Benefit Of FENO Measurement In Other Treatments For Asthma

The measurement of FENO is also useful in asthmatic patients who are treated with leukotriene receptor antagonists (LRA). LRA may reduce FENO level in asthma patients, but the ability of this kind of drug to reduce FENO is weaker than ICS.82,88,89 In terms of pathogenesis, patients with asthma have overexpression of cysteinyl leukotriene that has been synthesized and produced from inflammatory cells. This phenomenon contributes to the significant increase of FENO level in the airways via increased production of FENO by iNOS. Montelukast is an LRA which is capable of significantly reducing FENO from the initial values and requiring some days of treatment. The efficacy of LRA in reducing FENO also occurs before the improvement of clinical and functional features. It is therefore very useful to measure FENO with portable devices in asthma patients who are assigned to LRA treatment in a long-term therapy or combined therapy to achieve well-controlled asthma.

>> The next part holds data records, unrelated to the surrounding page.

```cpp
int vits_test_conv1d_sx(int device_id, const float *x, int B, int Cin, int T, const float *w, const float *bias, int Cout,
                        int K, int dil, int pad_l, int flags, float slope, float *out) {
    if (int rc = test_dev(device_id)) return rc;
    ConvDesc d;
    std::vector<float> arena;
    const int prec = (flags >> 4) & 3;
    if (prec == 1) return fail(nullptr, VITS_E_ARG, "precision code 1 (bf16x3) was retired");
    if ((flags & 128) && !(flags & 1)) return fail(nullptr, VITS_E_ARG, "planes-only output is read back from the planes (bit 0)");
    const TestPack o = sx_test_pack(prec == 2 ? SxPack::F16X1 : (prec == 3 ? SxPack::F16X2 : SxPack::BF16X3));
    std::string e = pack_test_conv(w, bias, Cin, Cout, K, dil, pad_l, 3, &d, &arena, o);
    if (!e.empty()) return fail(nullptr, VITS_E_ARG, "%s", e.c_str());
    return run_test_conv_sx(d, arena, x, B, T, flags, slope, out);
}

int vits_test_conv1d_sx_planar(int device_id, const float *x, int B, int Cin, int T, const float *w, const float *bias,
// ... 96 lines not shown
    else a.out_raw = dact;
    if (flags & 1) {
        if (!conv_sx_small_ok(a, false, 2)) return fail(nullptr, VITS_E_ARG, "arguments not taken by the short-launch kernel");
        TCHECK(launch_conv_sx_small(a, B, d.cfg, nullptr));
    } else
        TCHECK(launch_conv_sx(a, d.cfg == 0 ? 3 : d.cfg, B, nullptr, false, 2, d.cfg));
    if (flags & 2) sx_unblock_kernel<<<dim3((T + 255) / 256, H / 8, B), 256>>>(nullptr, dpl, dact, H, T, 1);
    TCHECK(hipGetLastError());
    TCHECK(hipDeviceSynchronize());
    TCHECK(download(out, dact, no));
    return VITS_OK;
}

int vits_test_conv_transpose1d_sx(int device_id, const float *x, int B, int Cin, int T, const float *w, const float *bias,
                                  int Cout, int K, int stride, float *out) {
    if (int rc = test_dev(device_id)) return rc;
    ConvDesc d;
    std::vector<float> arena;
    const bool f16 = stride < 0;
    if (f16) stride = -stride;
    std::string e = pack_test_convT(w, bias, Cin, Cout, K, stride, &d, &arena, true, sx_test_pack(f16 ? SxPack::F16X2 : SxPack::BF16X3));
    if (!e.empty()) return fail(nullptr, VITS_E_ARG, "%s", e.c_str());
    return run_test_conv_sx(d, arena, x, B, T, 0, 0.f, out);
}

int vits_test_conv_pair_sx(int device_id, const float *x, int B, int C, int T, const float *w1, const float *b1,
                           const float *w2, const float *b2, int K, int dil1, int dil2, int chain, float slope, float *out,
                           float *ms_out) {
    if (int rc = test_dev(device_id)) return rc;
    const int kern = (chain >> 1) & 3;
    const bool from_plane = (chain & 8) != 0;
    chain &= 1;
    const bool h1 = kern == 2;
    ConvDesc d1, d2;
    std::vector<float> arena;
    TestPack o = sx_test_pack(h1 ? SxPack::F16X1 : SxPack::F16X2);
    o.sx.force16 = kern && !h1;
    std::string e = pack_test_conv(w1, b1, C, C, K, dil1, dil1 * (K - 1) / 2, 3, &d1, &arena, o);
    if (e.empty()) e = pack_test_conv(w2, b2, C, C, K, dil2, dil2 * (K - 1) / 2, 3, &d2, &arena, o);
    if (!e.empty()) return fail(nullptr, VITS_E_ARG, "%s", e.c_str());
    const size_t n = (size_t)B * C * T;
    DevBufs D;
    if (kern) {
        if (!d1.s16 || !d2.s16 || d1.rawin || !sx_pair16_plan(C, h1 ? 1 : 2, d1.K, d1.dil, d2.K, d2.dil, nullptr))
            return fail(nullptr, VITS_E_ARG, "this conv pair cannot run fused on the 16x16x32 loop (C %d, kernel %d, dilation %d)", C, K, dil1);
        std::vector<float> xa(n);
// ... 894 lines not shown
```

### phoonnx_amd/session.py

```python
import ctypes as C
import time
from dataclasses import dataclass
from typing import Dict, List, Optional, Sequence

import numpy as np

from . import _ffi


class SessionError(RuntimeError):
    """Raised for every failure of the engine (onnxruntime raises its own
    InvalidArgument/RuntimeException at voice.py:374; callers there do not catch either)."""


class RangeError(SessionError):
    """VITS_E_RANGE: the f16x3 generator arithmetic met an activation beyond the range of its fp16 operand planes
    (|x| > 65504) or a non-finite value.  The engine reports this instead of returning clamped audio; `MiSession`
    (range_fallback=True, the default) then reopens the voice with the bf16x6 arithmetic (fp32 range) and repeats the
    call, so user code only sees this when the fallback is switched off or impossible (borrowed weight arena)."""


class _PinnedPool:

    def __init__(self, keep_bytes=2 << 30):
# ... 1456 lines not shown
    if rc != 0:
        raise SessionError(_ffi.last_error(None))
    if dbg & 16:
        return float(res[0]), int(res[1]), [float(v) for v in res[3:8]] + [float(res[2])]
    return float(res[0]), int(res[1])


def test_conv_transpose1d(x, w, bias, stride, device_id=0, sx=False):
    lib = _ffi.load()
    x = np.ascontiguousarray(x, np.float32)
    w = np.ascontiguousarray(w, np.float32)
    B, Cin, T = x.shape
    _, Cout, K = w.shape
    b = None if bias is None else np.ascontiguousarray(bias, np.float32)
    out = np.empty((B, Cout, T * stride), np.float32)
    fn = lib.vits_test_conv_transpose1d_sx if sx else lib.vits_test_conv_transpose1d
    rc = fn(device_id, _ffi.ptr(x), B, Cin, T, _ffi.ptr(w), _ffi.ptr(b), Cout, K, -stride if sx == "f16" else stride,
            _ffi.ptr(out))
    if rc != 0:
        raise SessionError(_ffi.last_error(None))
    return out


def test_attention16(qkv, n_heads, rel_k, rel_v, lens, device_id=0, kernel=1, planes=False, reps=0):
    lib = _ffi.load()
    qkv = np.ascontiguousarray(qkv, np.float32)
    B, C3, T = qkv.shape
    Cc = C3 // 3
    rel_k = np.ascontiguousarray(rel_k, np.float32)
    rel_v = np.ascontiguousarray(rel_v, np.float32)
    window = (rel_k.shape[0] - 1) // 2
    lens = np.ascontiguousarray(lens, np.int64)
    out = np.empty((B, Cc, T), np.float32)
    opl = np.empty((B, 3, Cc // 8, T, 8), np.uint16) if planes else None
    ms = (C.c_float * 1)()
    rc = lib.vits_test_attention16(device_id, _ffi.ptr(qkv), B, Cc, T, n_heads, _ffi.ptr(rel_k), _ffi.ptr(rel_v), window,
                                   _ffi.ptr(lens), _ffi.ptr(out), _ffi.ptr(opl) if planes else None, int(kernel), int(reps), ms)
    if rc != 0:
        raise SessionError(_ffi.last_error(None))
    res = (out,)
    if planes:
        res += (opl,)
    if reps > 0:
        res += (float(ms[0]),)
    return res[0] if len(res) == 1 else res

# ... 417 lines not shown
```

Before: 146.8 million.

## Stage transposed-conv epilogue through LDS and trim zero-tap loop for upsample

```diff
diff --git a/include/vitsmi.h b/include/vitsmi.h
--- a/include/vitsmi.h
+++ b/include/vitsmi.h
@@ -238,6 +238,9 @@
                              const float *bias_b, int Cout, int K, int dil, int flags, float *out);
 int vits_test_conv_transpose1d_sx(int device_id, const float *x, int B, int Cin, int T, const float *w,
                                   const float *bias, int Cout, int K, int stride, float *out);
+int vits_test_conv_transpose1d_sx_opt(int device_id, const float *x, int B, int Cin, int T, const float *w,
+                                      const float *bias, int Cout, int K, int stride, int flags, float slope,
+                                      const int *ends, char *kernel_out, int kernel_cap, float *out);
 int vits_bench_conv1d_sx(int device_id, int B, int Cin, int Cout, int T, int K, int dil, int dbg, int iters,
                          float *ms_out);
 int vits_test_conv_pair_sx(int device_id, const float *x, int B, int C, int T, const float *w1, const float *b1,
diff --git a/phoonnx_amd/_ffi.py b/phoonnx_amd/_ffi.py
--- a/phoonnx_amd/_ffi.py
+++ b/phoonnx_amd/_ffi.py
@@ -86,7 +86,7 @@
     "vits_tap",
     "vits_set_timing", "vits_set_tails", "vits_reserve", "vits_get_stats", "vits_stream", "vits_test_conv1d", "vits_test_conv_transpose1d",
     "vits_test_attention", "vits_test_attention16", "vits_bench_conv1d", "vits_test_conv1d_sx", "vits_test_conv1d_sx_planar", "vits_test_conv1d_sx_gate", "vits_test_set_sx_small_max",
-    "vits_test_conv_transpose1d_sx",
+    "vits_test_conv_transpose1d_sx", "vits_test_conv_transpose1d_sx_opt",
     "vits_bench_conv1d_sx", "vits_test_conv_pair_sx", "vits_fetch_output", "vits_run_async", "vits_host_alloc", "vits_host_free",
     "vits_launch_records", "vits_run_async_rows", "vits_run_device_rows", "vits_run_chunked_rows",
     "vits_run_async_ctl", "vits_run_chunked_ctl", "vits_last_durations",
@@ -226,6 +226,8 @@
     lib.vits_bench_conv1d.argtypes = [C.c_int] * 11 + [f32p]
     lib.vits_test_conv1d_sx.argtypes = lib.vits_test_conv1d.argtypes
     lib.vits_test_conv_transpose1d_sx.argtypes = lib.vits_test_conv_transpose1d.argtypes
+    lib.vits_test_conv_transpose1d_sx_opt.argtypes = [C.c_int, vp, C.c_int, C.c_int, C.c_int, vp, vp, C.c_int, C.c_int, C.c_int,
+                                                      C.c_int, C.c_float, vp, C.c_char_p, C.c_int, vp]
     lib.vits_test_conv1d_sx_planar.argtypes = [C.c_int, vp, C.c_int, C.c_int, C.c_int, vp, vp, C.c_int, C.c_int, C.c_int, C.c_int,
                                                vp, vp, C.c_int, C.c_int, vp, vp]
     lib.vits_test_set_sx_small_max.argtypes = [C.c_longlong]
diff --git a/phoonnx_amd/csrc/conv_sx_engine.hip.hpp b/phoonnx_amd/csrc/conv_sx_engine.hip.hpp
--- a/phoonnx_amd/csrc/conv_sx_engine.hip.hpp
+++ b/phoonnx_amd/csrc/conv_sx_engine.hip.hpp
@@ -423,15 +423,18 @@
             for (int n = 0; n < NW; n++)
 #pragma unroll
                 for (int bb = 0; bb < 2; bb++) c16[m][aa][n][bb] = f32x4{0.f, 0.f, 0.f, 0.f};
-    const int S = a.nchunks * K, H = S * HPS;
-    int ztap = -1;
-    if constexpr (MW == 1 && WN == 1) {
-        if (a.zt_p >= 0 && a.ups > 1) {
+    constexpr bool LT = MW == 1 && WN == 1;
+    int tap0 = 0, tapN = K;
+    if constexpr (LT) {
+        if (a.zt_p >= 0 && a.ups > 1 && K == 3) {
             const int blk = (mt * BM + wm * 32) >> 5;
-            ztap = __builtin_amdgcn_readfirstlane(((blk % a.ups) + a.zt_p) / a.ups == 0 ? 2 : 0);
-        }
-    }
-    bool zskip = false;
+            const bool z2 = __builtin_amdgcn_readfirstlane(((blk % a.ups) + a.zt_p) / a.ups == 0 ? 1 : 0) != 0;
+            tap0 = z2 ? 0 : 1;
+            tapN = z2 ? 2 : 3;
+        }
+    }
+    const int KL = tapN - tap0;
+    const int H = a.nchunks * KL * HPS;
     const uint32_t voff0 = (uint32_t)lane * 16u;
     auto load_ah = [&](AHalf &f, int hs) __attribute__((always_inline)) {
         const int st = hs / HPS, m = hs - st * HPS;
@@ -448,6 +451,18 @@
             f.f[1][1] = global_read128<3072>(voff0, sb);
         }
     };
+    int la_st = tap0, la_tap = tap0;
+    auto next_ah = [&](AHalf &f, int hs) __attribute__((always_inline)) {
+        if constexpr (LT) {
+            load_ah(f, la_st);
+            la_st++;
+            if (++la_tap == tapN) {
+                la_tap = tap0;
+                la_st += K - KL;
+            }
+        } else
+            load_ah(f, hs);
+    };
     constexpr int NAL = 2 * NPL;
     const uint32_t b_lane = lds0 + (uint32_t)((lane >> 4) * RS + wn * (NW * 32) + (lane & 15)) * 16u;
     const uint32_t plane_b = (uint32_t)(4 * RS) * 16u;
@@ -467,9 +482,6 @@
     auto mma_q = [&](const AHalf &f, auto M, auto BUF, auto Q) __attribute__((always_inline)) {
         constexpr int m = decltype(M)::value, bf = decltype(BUF)::value, q = decltype(Q)::value;
         if constexpr ((SX16_ABL & 1) != 0) return;
-        if constexpr (MW == 1 && WN == 1) {
-            if (zskip) return;
-        }
         if constexpr (SX16_PRIO) __builtin_amdgcn_s_setprio(1);
         if constexpr (H1) {
 #pragma unroll
@@ -519,9 +531,9 @@
     AHalf ab[NA];
     static_for<NA - 1>([&](auto I) {
         constexpr int i = decltype(I)::value;
-        if (i < H) load_ah(ab[i], i);
+        if (i < H) next_ah(ab[i], i);
     });
-    int chunk = 0, tap = 0;
+    int chunk = 0, tap = tap0;
     int iss[NA - 1], xct[NA - 1];
 #pragma unroll
     for (int j = 0; j < NA - 1; j++) {
@@ -531,8 +543,7 @@
     int a_since_x = NAL * (NA - 1);
     auto half_step = [&](AHalf &fc, AHalf &fload, auto M, int hs) __attribute__((always_inline)) {
         constexpr int m = decltype(M)::value;
-        const bool chunk_start = m == 0 && tap == 0;
-        zskip = tap == ztap;
+        const bool chunk_start = m == 0 && tap == tap0;
         int allow = xct[NA - 2];
 #pragma unroll
         for (int j = 0; j < NA - 2; j++) allow += iss[j];
@@ -551,7 +562,7 @@
         }
         iss[0] = xct[0] = 0;
         if (hs + NA - 1 < H && !(SX_NOA && hs > 0)) {
-            load_ah(fload, hs + NA - 1);
+            next_ah(fload, hs + NA - 1);
             iss[0] = NAL;
             a_since_x += NAL;
         }
@@ -564,7 +575,7 @@
         }
         __builtin_amdgcn_sched_barrier(0);
         const uint32_t bb0 = b_lane + (uint32_t)(chunk & 1) * XB + (uint32_t)(tap * a.dil) * 16u;
-        const bool last_of_chunk = m == HPS - 1 && tap == K - 1;
+        const bool last_of_chunk = m == HPS - 1 && tap == tapN - 1;
         const uint32_t bnext = m == HPS - 1 ? bb0 + (uint32_t)a.dil * 16u : bb0;
         if (chunk_start) load_bq(I0, I0, bb0);
         static_for<NQ>([&](auto Q) {
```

In patients with severe asthma who have “allergic” or T-helper 2 (Th2) features, the measurement of FENO is a useful tool for target treatment with biologic therapy. Currently, the GINA guidelines for the diagnosis and management of difficult-to-treat and severe asthma in adolescent and adult patients suggest FENO (≥20 ppb) as a relevant biomarker of the Th2-related asthma phenotype in association with other Th2 biomarkers, including blood eosinophils (≥150/µL) and sputum eosinophils (≥2%).75 FENO may be considered as a useful biomarker for biologic treatment in patients with severe asthma. There are currently available biologics that have been approved by the US FDA for add-on maintenance therapy in asthma including anti-IgE receptor (Omalizumab), anti-interleukin (IL)-5 monoclonal antibodies (Mepolizumab and Reslizumab), an antibody that is directed toward eosinophil receptors (Benralizumab), and a human monoclonal antibody to the alpha subunit of the IL-4 receptor (Dupilumab). The efficacy of these Th-2 interventional products might be evaluated by the significant reductions in asthma symptoms and based on FENO levels.

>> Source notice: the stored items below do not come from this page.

def bn_backward(unit, st, dy, want_dres, red2=None, dy_mask=None, reduced=None):
    bn = unit.bn
    Cc = st.yc.shape[-1]
    M = st.yc.numel() // Cc
    mode = st.mode
    y = st.y if st.mode == 1 else (st.mask if st.mode == 3 else None)
    if dy_mask is not None:
        if st.mode != 0:
            raise ValueError("bn_backward: dy_mask applies to a BN without its own ReLU")
        mode, y = 3, dy_mask
    pre, st.pre_reduced = st.pre_reduced, None
    if reduced is not None:
        ws = reduced
    elif pre is not None and not pre[2] and _same_tensor(pre[1], dy):
        ws = pre[0]
    else:
        ws = partials_workspace(M, Cc, dy.device)
        C().bn_bwd_reduce(dy, st.yc, y, st.scale, st.shift, st.mean, ws, Cc, mode)
    coef = torch.empty(3 * Cc, dtype=torch.float32, device=dy.device)
    C().bn_bwd_finalize(ws, M, Cc, None if bn.gamma is None else bn.gamma.master, st.mean, st.invstd,
                        None if bn.gamma is None else bn.gamma.grad, None if bn.beta is None else bn.beta.grad, coef)
    dyc = torch.empty_like(dy)
    dres = torch.empty_like(dy) if want_dres else None
    if red2 is not None:
        if dres is not None:
            raise ValueError("bn_backward: red2 replaces dres")
        C().bn_bwd_dx_red(dy, st.yc, y, st.scale, st.shift, coef, dyc, Cc, mode, red2[0], red2[1], red2[2])
    else:
        C().bn_bwd_dx(dy, st.yc, y, st.scale, st.shift, coef, dyc, dres, Cc, mode)
    if bn.grad_hook is not None:
        bn.grad_hook()
    return dyc, dres


def conv_backward(unit, st, dyc, x, need_dx, resid=None, resid_mask=None, bnr=None, rsub=None):
    conv = unit.conv
    with on_grad_stream(dyc.device, dyc, x, default=False):
        CV.conv_wgrad_native(dyc, x, st.g, conv.kernel.grad)
    dx = None
    if need_dx:
        dx = CV.conv_dgrad_native(dyc, conv.kernel.data, st.g, resid=resid, resid_mask=resid_mask, bnr=bnr, rsub=rsub)
    if conv.grad_hook is not None:
        conv.grad_hook()
    return dx


class _BottleneckFn(torch.autograd.Function):
    @staticmethod
    def forward(ctx, x, anchor, block):
        ctx.prev = _producer_of(x) if _FUSE_BNR else None
        x = x.contiguous()
        s_down = convbn_forward(block.down, x, relu=False, apply=False) if block.down is not None else None
        sc = s_down.yc if s_down is not None else x
        s1 = convbn_forward(block.c1, x, relu=True)
        s2 = convbn_forward(block.c2, s1.y, relu=True)
        g3 = _fold_fwd_geometry(block.c3, s2.y) if s_down is None else None
        if g3 is not None:
            s3 = _convbn3_fold_forward(block.c3, s2.y, sc, g3)
        else:
            s3 = convbn_forward(block.c3, s2.y, resid=sc, relu=True,
                                res_affine=None if s_down is None else (s_down.scale, s_down.shift))
        s3.fold = s_down is None and s3.mode == 3 and _fold_gate(s3.g)
        ctx.block, ctx.states = block, (s_down, s1, s2, s3)
        ctx.save_for_backward(x)
        ctx.needs_dx = ctx.needs_input_grad[0]
        _register_output(s3.y, block.c3, s3)
        return s3.y

    @staticmethod
    def backward(ctx, dout):
        (x,) = ctx.saved_tensors
        b = ctx.block
        s_down, s1, s2, s3 = ctx.states
        dout = dout.contiguous()
        masked_sc = s_down is None and s3.mode == 3 and s1.g.is_pointwise
        fuse_down = _FUSE_DOWN and s_down is not None and s3.mode == 3 and s_down.mode == 0
        ws_d = None
        pre3 = s3.pre_reduced
        fold = (_FOLD_BN3 and s3.fold and not _det.enabled() and pre3 is not None and pre3[2]
                and _same_tensor(pre3[1], dout) and b.c3.bn.gamma is not None)
        if fold:
            s3.pre_reduced = None
            bnr2 = _bnr_mode2(s2, dout.device)
            d2 = _fold_bn3_backward(b.c3, s3, s2, dout, pre3[0], bnr2)
            dsc = dout
        elif s3.yc is None:
            _recompute_yc(b.c3, s3, s2)
            d3c, dsc = bn_backward(b.c3, s3, dout, want_dres=not masked_sc)
        elif fuse_down:
            Cd = s_down.yc.shape[-1]
            ws_d = partials_workspace(s_down.yc.numel() // Cd, Cd, dout.device)
            d3c, dsc = bn_backward(b.c3, s3, dout, False, red2=(s_down.yc, s_down.mean, ws_d))
        else:
            d3c, dsc = bn_backward(b.c3, s3, dout, want_dres=not masked_sc)
        if not fold:
            bnr2 = _bnr_mode2(s2, dout.device)
            d2 = conv_backward(b.c3, s3, d3c, s2.y, True, bnr=bnr2)
        _take_reduced(s2, bnr2, d2)
        d2c, _ = bn_backward(b.c2, s2, d2, False)
        bnr1 = _bnr_mode2(s1, dout.device)
        d1 = conv_backward(b.c2, s2, d2c, s1.y, True, bnr=bnr1)
        _take_reduced(s1, bnr1, d1)
        d1c, _ = bn_backward(b.c1, s1, d1, False)
        rsub = None
        if s_down is not None:
            if fuse_down:
                ddc, _ = bn_backward(b.down, s_down, dout, False, dy_mask=s3.mask, reduced=ws_d)
            else:
                ddc, _ = bn_backward(b.down, s_down, dsc, False)
            gd = s_down.g
            if (_HALF_RES_SC and ctx.needs_dx and s1.g.is_pointwise and gd.KH == 1 and gd.KW == 1
                    and (gd.sh, gd.sw) == (2, 2) and (gd.ph, gd.pw) == (0, 0)):
                wd = b.down.conv.kernel.data
                dsc = G.linear_dgrad(ddc.view(gd.M, gd.Co), wd.view(gd.Co, gd.Ci))
                rsub = (gd.H, gd.W)
                conv_backward(b.down, s_down, ddc, x, False)
            else:
                dsc = conv_backward(b.down, s_down, ddc, x, ctx.needs_dx)
        bnr = None
        if ctx.needs_dx and ctx.prev is not None and ctx.prev[1].mode == 3 and not _det.enabled():
            pst = ctx.prev[1]
            premask = bool(_FOLD_BN3 and pst.fold and s1.g.is_pointwise)
            if premask or pst.yc is not None:
                bnr = {"x": pst.yc, "mask": pst.mask, "mean": pst.mean,
                       "ws": new_stats_workspace(pst.g.Co, dout.device), "premask": premask}
        if _TEST_MUTATION is not None and _TEST_MUTATION[0] == "drop_shortcut" and _TEST_MUTATION[1] in (None, b.name):
            masked_sc, dsc, rsub = False, None, None
        if masked_sc:
            dx = conv_backward(b.c1, s1, d1c, x, ctx.needs_dx, resid=dout, resid_mask=s3.mask, bnr=bnr)
        else:
            dx = conv_backward(b.c1, s1, d1c, x, ctx.needs_dx, resid=dsc, bnr=bnr, rsub=rsub)
        if bnr is not None and bnr.get("done"):
            ctx.prev[1].pre_reduced = (bnr["ws"], dx, bool(bnr["premask"]))
        ctx.states = ctx.prev = None
        return dx, None, None



_FUSE_BNR = True
_TEST_MUTATION = None
_FUSE_BNR_INNER = True
_HALF_RES_SC = True
_FUSE_DOWN = True
_FUSE_STEM_BWD = True
_STEM_PARTIALS = 2048


def _bnr_mode2(st, device):
    if not _FUSE_BNR_INNER or st.mode != 2 or _det.enabled():
        return None
    return {"x": st.yc, "scale": st.scale, "shift": st.shift, "mean": st.mean,
            "ws": new_stats_workspace(st.yc.shape[-1], device)}


def _take_reduced(st, bnr, d):
    if bnr is not None and bnr.get("done"):
        st.pre_reduced = (bnr["ws"], d, False)


_FOLD_BN3 = True
_FOLD_MIN_ELEMS = 1 << 26


def _fold_gate(g) -> bool:
    return g.is_pointwise and g.Ci % 64 == 0 and g.Co % 128 == 0 and g.M * g.Co >= _FOLD_MIN_ELEMS


_FOLD_BN3_FWD = True


def _fold_fwd_geometry(unit, x2):
    if not (_FOLD_BN3 and _FOLD_BN3_FWD) or _det.enabled() or x2.device.type != "cuda":
        return None
    if unit.bn.gamma is None:
        return None
    conv = unit.conv
    N, H, W, Ci = x2.shape
    kh, kw = conv.kernel_size
    if (kh, kw) != (1, 1):
        return None
    p = conv.padding if isinstance(conv.padding, tuple) else (0, 0)
    g = CV.geometry(N, H, W, Ci, conv.filters, kh, kw, conv.strides, p, conv.dilation_rate)
    if not (_fold_gate(g) and G.stream_colscale_ok(g.Co, g.Ci) and x2.is_contiguous()):
        return None
    return g


def _convbn3_fold_forward(unit, x2, resid, g):
    conv, bn = unit.conv, unit.bn
    M, Co, Ci = g.M, g.Co, g.Ci
    dev = x2.device
    x2m = x2.view(M, Ci)
    ps = new_stats_workspace(-(-(Ci * Ci + Ci) // 64), dev).view(-1)
    S, s = ps[: Ci * Ci].view(Ci, Ci), ps[Ci * Ci : Ci * Ci + Ci]
    C().gram_colsum(x2m, S, s)
    stats = new_stats_workspace(Co, dev)
    w = conv.kernel.data.view(Co, Ci)
    C().bn_fold_fwd_stats(w, S, s, M, stats)
    gamma = None if bn.gamma is None else bn.gamma.master
    beta = None if bn.beta is None else bn.beta.master
    rm, rv = bn._states["moving_mean"], bn._states["moving_variance"]
    scale, shift, mean, invstd = torch.empty(4, Co, dtype=torch.float32, device=dev).unbind(0)
    C().bn_finalize(stats, M, Co, gamma, beta, bn.epsilon, 1.0 - bn.momentum, rm, rv, mean, invstd, scale, shift)
    st = _ConvBNState()
    st.g, st.yc = g, None
    st.mask = torch.empty(-(-M * Co // 32) * 4, dtype=torch.uint8, device=dev)
    y = torch.empty((g.N, g.H, g.W, Co), dtype=torch.bfloat16, device=dev)
    G.linear_fwd(x2m, w, bias=shift, relu=True, out=y.view(M, Co), resid=resid.view(M, Co), colscale=scale,
                 relu_mask_out=st.mask)
    st.y, st.mean, st.invstd, st.scale, st.shift, st.mode = y, mean, invstd, scale, shift, 3
    st.gram = (S, s, pool_epoch(dev))
    return st


def _recompute_yc(unit, s3, s2):
    geo = s3.g
    w = unit.conv.kernel.data.view(geo.Co, geo.Ci)
    yc = torch.empty((geo.N, geo.H, geo.W, geo.Co), dtype=torch.bfloat16, device=s2.y.device)
    G.linear_fwd(s2.y.view(geo.M, geo.Ci), w, out=yc.view(geo.M, geo.Co))
    s3.yc = yc


def fold_conv_bn_backward(w, gw, g2, y2, ws_g, mean, invstd, gamma, dgamma, dbeta, bnr2=None, out=None, gram=None):
    M, Co = g2.shape
    Ci = y2.shape[1]
    dev = g2.device
    if gram is not None:
        S, s = gram
        P = new_stats_workspace(-(-(Co * Ci) // 64), dev).view(-1)[: Co * Ci].view(Co, Ci)
        G.linear_wgrad(g2, y2, P)
        wsy = None
    else:
        ps = new_stats_workspace(-(-(Co * Ci + Ci * Ci + Ci) // 64), dev).view(-1)
        P, S = ps[: Co * Ci].view(Co, Ci), ps[Co * Ci : Co * Ci + Ci * Ci].view(Ci, Ci)
        s = ps[Co * Ci + Ci * Ci : Co * Ci + Ci * Ci + Ci]
        G.linear_wgrad(g2, y2, P)
        G.linear_wgrad(y2, y2, S)
        wsy = partials_workspace(M, Ci, dev)
        C().bn_stats(y2, wsy, Ci)
    f32 = torch.empty(5 * Co + Ci, dtype=torch.float32, device=dev)
    sums, coef, kv = f32[: 2 * Co], f32[2 * Co : 5 * Co], f32[5 * Co :]
    C().bn_fold_sums(w, P, ws_g, mean, wsy, sums, s)
    C().bn_bwd_finalize(sums, M, Co, gamma, mean, invstd, dgamma, dbeta, coef)
    b16 = torch.empty(2 * Co * Ci + Ci * Ci, dtype=torch.bfloat16, device=dev)
    WA, WAt, Gm = b16[: Co * Ci].view(Co, Ci), b16[Co * Ci : 2 * Co * Ci].view(Ci, Co), b16[2 * Co * Ci :].view(Ci, Ci)
    C().bn_fold_coef(w, P, S, s, coef, WA, WAt, Gm, kv, gw)
    r = G.linear_fwd(y2, Gm, bias=kv)
    if out is None:
        out = torch.empty((M, Ci), dtype=torch.bfloat16, device=dev)
    G.linear_dgrad(g2, WA, out=out, resid=r, bnr=bnr2, wt=WAt)
    return out, sums.view(2, Co)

Limitation Of Exhaled NO Measurement In Asthma

Besides its beneficial role, the use of FENO in the management of asthma has some limitations. Recent systematic review and meta-analysis demonstrated that FENO was modestly correlated with levels of sputum and blood eosinophils.90 In addition, the current guidelines do not strongly recommend the use of FENO values for ruling in or out a diagnosis of asthma because FENO is higher in Th-2-characterized asthma, but it is also elevated in non-asthma conditions (e.g., eosinophilic bronchitis, atopy, allergic rhinitis, eczema).91 Moreover, FENO is not elevated in some asthma phenotypes (e.g., neutrophilic asthma).4 Furthermore, the data from published studies have revealed that FENO might be lower in smokers, during bronchoconstriction, and in the early phase of an allergic response.4,92 Finally, until now, there have been no long-term follow-up studies confirming the safety of withholding ICS in patients with low initial FENO with regard to risk of exacerbation; therefore, in patients with diagnosed or suspected asthma, a low level of FENO cannot be recommended at present for deciding against treatment with ICS.75

Conclusion

The discovery of exhaled NO as a biomarker of allergic airway inflammation marks remarkable progress in this field, especially in asthma. The use of portable devices for FENO measurement makes this biomarker more useful and available in primary health-care structures. The application of FENO measurement with portable devices helps physicians to do the best practice in the management of chronic allergic airway diseases such as in allergic rhinitis or in asthma. Currently, the method of measuring exhaled NO in breathing air (FENO and nNO) is standardized by international recommendations. In asthma, the measurement of FENO has a great benefit in supporting the diagnosis, treatment, and control of asthma.

Disclosure

The author reports no conflicts of interest in this work.